The Qatari official indicated that Doha is pleased to contribute to global humanitarian and development efforts and will maintain the principles of collaboration, cooperation and solidarity.
Qatar has urged the international community to take swift and effective measures to safeguard people and future generations from drugs.
Sultan bin Salmeen Al Mansouri, Qatar’s permanent representative to the United Nations, said action was required in accordance to the principle of public and shared responsibility, while speaking at the 66th session of the Commission on Narcotic Substances in Vienna, Qatar News Agency reported.
“Qatar has given priority to prevention efforts, immunising society and educating it on the harm and dangers of drugs,” he said.
“This was one of the most important factors for the success of its policy in the field of prevention and drug control, in addition to law enforcement efforts, monitoring of Qatari air and sea ports and strict application of the law.”
He continued to state that Qatar had changed its legal framework in a way that allows responding to changes in drug trafficking trends and new ways of drug smuggling, while retaining the ideals of the Gulf country’s constitution and with complete regard for human rights.
Al Mansouri indicated that Qatar was pleased to contribute to global humanitarian and development efforts and will keep upholding the principles of collaboration, cooperation and solidarity in aiding nations and people affected by economic hardship, armed conflict, poverty and debt.
“Qatar has provided many humanitarian and development contributions, especially in the framework of strategic partnerships with the UN and other leading international institutions,” he said.
He used the example of Doha’s hosting of the fifth UN Conference on the Least Developed Countries (LDC5) in the first week of March as a testament to Qatar’s efforts in maintaining an extended hand of help to countries in need, citing its donation of $60 million to support the Doha Programme of Action to strengthen the capacities of least developed nations.
With regards to the 2022 World Drug Report — the first since the Covid-19 pandemic — he noted: “The report presented a bleak picture of the drug situation in the world, as cocaine production reached a record high level.”
Synthetic drug seizures had sharply increased, markets were increasing, more of the youth were using drugs, and those in need of treatment—women in particular—were unable to access it, he noted.
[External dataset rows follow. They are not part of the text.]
int mlp_bwd(MlpCall c, int tm, const void* cotangent, void* hidden_out, void* w0_partials, const void* gw, const void* gw2,
            void* grad_in) {
  const std::string fn(c.fn);
  const bool device_idle = !c.xin && (c.mode & NQA_MLP_HINT_DEVICE_IS_IDLE) != 0;
  if (!c.xin) c.mode &= ~NQA_MLP_HINT_DEVICE_IS_IDLE;
  int rc = mlp_check(c, gw != nullptr && grad_in != nullptr);
  if (rc != NQA_OK || c.E == 0) return rc;
  if (gw == nullptr || grad_in == nullptr || c.W % 4 != 0)
    return fail(NQA_ERR_INVALID, fn + ": invalid argument (needs out_features % 4 == 0)");
  const MlpLayout lay = mlp_layout(c.mode, 1, c.H, c.W);
  if (c.workspace == nullptr || c.workspace_bytes < lay.total)
    return fail(NQA_ERR_WORKSPACE, fn + ": workspace missing or too small");
  if (c.mode == NQA_MLP_FP32 && (tm != 0 || gw2 != nullptr))
    return fail(NQA_ERR_UNSUPPORTED,
                "nqa_radial_mlp_bwd_train / _paired: NQA_MLP_BF16X6 or NQA_MLP_F16X3 (no exact-fp32 form)");
  if (gw2 != nullptr && tm != 0) return fail(NQA_ERR_UNSUPPORTED, "nqa_radial_mlp_bwd_paired: inference backward only");
  const MlpWorkspace ws = mlp_view(c.workspace, lay);
  hipStream_t s = static_cast<hipStream_t>(c.stream);
  const int nb = c.nb, H = c.H, W = c.W;
  const int64_t E = c.E;
  const float a0 = (float)c.alpha0, a1 = (float)c.alpha1;
  const float* e = static_cast<const float*>(c.in);
  const float* a = static_cast<const float*>(c.w0);
  const float* b = static_cast<const float*>(c.w1);
  const float* g = static_cast<const float*>(gw);
  const float* g2 = static_cast<const float*>(gw2);
  const float* ct = static_cast<const float*>(cotangent);
  float* ho = static_cast<float*>(hidden_out);
  float* wp = static_cast<float*>(w0_partials);
  float* o = static_cast<float*>(grad_in);
  u32x4* wb = ws.fragments;
  const int nchunks = (W + 31) / 32;
  const unsigned grid = (unsigned)((E + kMlpRows - 1) / kMlpRows);
  const char* launch_fn = g2 != nullptr && !c.xin ? "nqa_radial_mlp_bwd_paired" : c.fn;
  if (c.mode == NQA_MLP_F16X3) {
    int* ce = ws.second_as<int>();
    if (!c.workspace_ready)
      hipLaunchKernelGGL(radial_mlp_split_w1_bwd_f16_kernel, dim3((unsigned)nchunks), dim3(256), 0, s, b, a1, H, W, wb, ce);
    if (!c.xin && tm == 0 && g2 == nullptr && env_flag("NQA_MLP_PIPE", true)) {
      const int small_mode = env_int("NQA_MLP_BWD_SMALL", 0);
      if ((small_mode == 2 || (small_mode == 1 && device_idle)) && H == 128 && W % 32 == 0 && W <= 256) {
        const size_t lds = (size_t)nchunks * (2 * 2 * (H / 32) * 64) * 16 + (size_t)(H / 32) * 16 * 2 * kMaxNb * 4 +
                           (size_t)kMaxNb * H * 4 + (((size_t)nchunks * 4 + 15) & ~(size_t)15);
        static bool attr_set = false;
        if (!attr_set) {
          if (hipFuncSetAttribute(reinterpret_cast<const void*>(&radial_mlp_bwd_small_kernel<128>),
                                  hipFuncAttributeMaxDynamicSharedMemorySize, 160 * 1024 - 512) != hipSuccess) {
            (void)hipGetLastError();
          }
          attr_set = true;
        }
        const int64_t want = ((E + 31) / 32 + 7) / 8;
        const unsigned gb = (unsigned)(want < (int64_t)mlp_num_cus() ? want : (int64_t)mlp_num_cus());
        hipLaunchKernelGGL((radial_mlp_bwd_small_kernel<128>), dim3(gb), dim3(512), lds, s, e, a, wb, g, a0, nb, W, E, o, ce);
        return launch_status(c.fn);
      }
      const bool balanced = env_flag("NQA_MLP_BWD_BALANCED", false);
      const bool use_coal = env_flag("NQA_MLP_BWD_COAL", false) && H == 128 && W % 64 == 0;
      if (use_coal || (balanced && W % 32 == 0)) {
        const int per_cu = env_int("NQA_MLP_BWD_WGS_PER_CU", 2);
        const int64_t slots = (int64_t)(per_cu >= 1 && per_cu <= 2 ? per_cu : 2) * mlp_num_cus();
        const unsigned gb = (unsigned)((int64_t)grid < slots ? (int64_t)grid : slots);
        if (hipMemsetAsync(o, 0, (size_t)E * nb * sizeof(float), s) != hipSuccess)
          return fail(NQA_ERR_LAUNCH, fn + ": hipMemsetAsync failed");
        const auto launch = [&](auto h, auto pf) {
          hipLaunchKernelGGL((radial_mlp_bwd_pipe_kernel<decltype(h)::value, decltype(pf)::value>), dim3(gb), dim3(256), 0,
                             s, e, a, wb, g, a0, nb, W, E, o, ce);
        };
        if (use_coal && !balanced)
          hipLaunchKernelGGL((radial_mlp_bwd_coal_kernel<128>), dim3(gb), dim3(256), 0, s, e, a, wb, g, a0, nb, W, E, o, ce);
        else if (H == 64) launch(ic<64>{}, ic<2>{});
        else if (env_int("NQA_MLP_BWD_PF", 2) == 4) launch(ic<128>{}, ic<4>{});
        else launch(ic<128>{}, ic<2>{});
        return launch_status(c.fn);
      }
    }
    by_h_tm_pair(H, tm, g2 != nullptr, [&](auto h, auto t, auto p) {
      constexpr int HH = decltype(h)::value, TT = decltype(t)::value;
      constexpr bool PP = decltype(p)::value;
      if constexpr (TT == 0) {
        if (c.xin) {
          hipLaunchKernelGGL((radial_mlp_bwd_split_kernel<HH, 0, PP, true, true>), dim3(grid), dim3(256), 0, s, e, a, wb, g,
                             a0, nb, W, E, o, 0, ct, ho, wp, g2, ce);
          return;
        }
      }
      hipLaunchKernelGGL((radial_mlp_bwd_split_kernel<HH, TT, PP, true>), dim3(grid), dim3(256), 0, s, e, a, wb, g, a0, nb,
                         W, E, o, 0, ct, ho, wp, g2, ce);
    });
    return launch_status(launch_fn);
  }
  if (c.mode == NQA_MLP_BF16X6) {
    const int nfrag = nchunks * 2 * (H / 32) * 64;
    if (!c.workspace_ready)
      hipLaunchKernelGGL(radial_mlp_split_w1_bwd_kernel, dim3((unsigned)((nfrag + 255) / 256)), dim3(256), 0, s, b, a1, H,
                         W, wb);
    by_h_tm_pair(H, tm, g2 != nullptr, [&](auto h, auto t, auto p) {
      constexpr int HH = decltype(h)::value, TT = decltype(t)::value;
      constexpr bool PP = decltype(p)::value;
      hipLaunchKernelGGL((radial_mlp_bwd_split_kernel<HH, TT, PP>), dim3(grid), dim3(256), 0, s, e, a, wb, g, a0, nb, W, E,
                         o, 0, ct, ho, wp, g2, nullptr);
    });
    return launch_status(launch_fn);
  }
  float* w1t = static_cast<float*>(c.workspace);
  if (!c.workspace_ready)
    hipLaunchKernelGGL(radial_mlp_transpose_w1_kernel, dim3((unsigned)((H * W + 255) / 256)), dim3(256), 0, s, b, a1, H, W,
                       w1t);
  by_h(H, [&](auto h) {
    hipLaunchKernelGGL(radial_mlp_bwd_kernel<decltype(h)::value>, dim3(grid), dim3(256), 0, s, e, a, w1t, g, a0, nb, W, E,
                       o);
  });
  return launch_status(c.fn);
}

}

Al Mansouri further stated that in order to battle drugs, efforts must be made in accordance with the three international drug treaties, political declarations and authorised action plans, beginning with the 2009 Declaration, as well as the mechanisms of international pluralism.
Doha Programme of Action
Qatar’s Amir Sheikh Tamim bin Hamad Al Thani unveiled a $60 million contribution to the Doha Programme of Action (DPoA) for the Least Developed Countries for the decade 2022-2031, early March.
The Qatari leader announced the major contribution during his opening address at the LDC5, held in Doha from 5-9 March.
The amir explained that $10 million out of the total amount will be allocated to support the implementation of the programme’s activities.
The remaining amount will fund intended outcomes of the DPoA “and building resilience potential in the least developed countries.”
Adopted last year, the DPoA is an agreement aimed at bringing a total of 46 most vulnerable countries back under the global spotlight.
The agreement represented the first part of the LDC5, an event that takes place every 10 years.
“The full implementation of the DPoA will help LDCs to address the Covid-19 pandemic and the resulting negative socio-economic impacts and enable them to get back on track to achieve the SDGs including addressing climate change,” the UN stated.
In 1981, Paris was the first country to ever host the UN Conference on the Least Developed Countries, where it established the Programme of Action.
The decade-long initiative aims at “transforming the economies of the least developed countries towards self-sustained development”.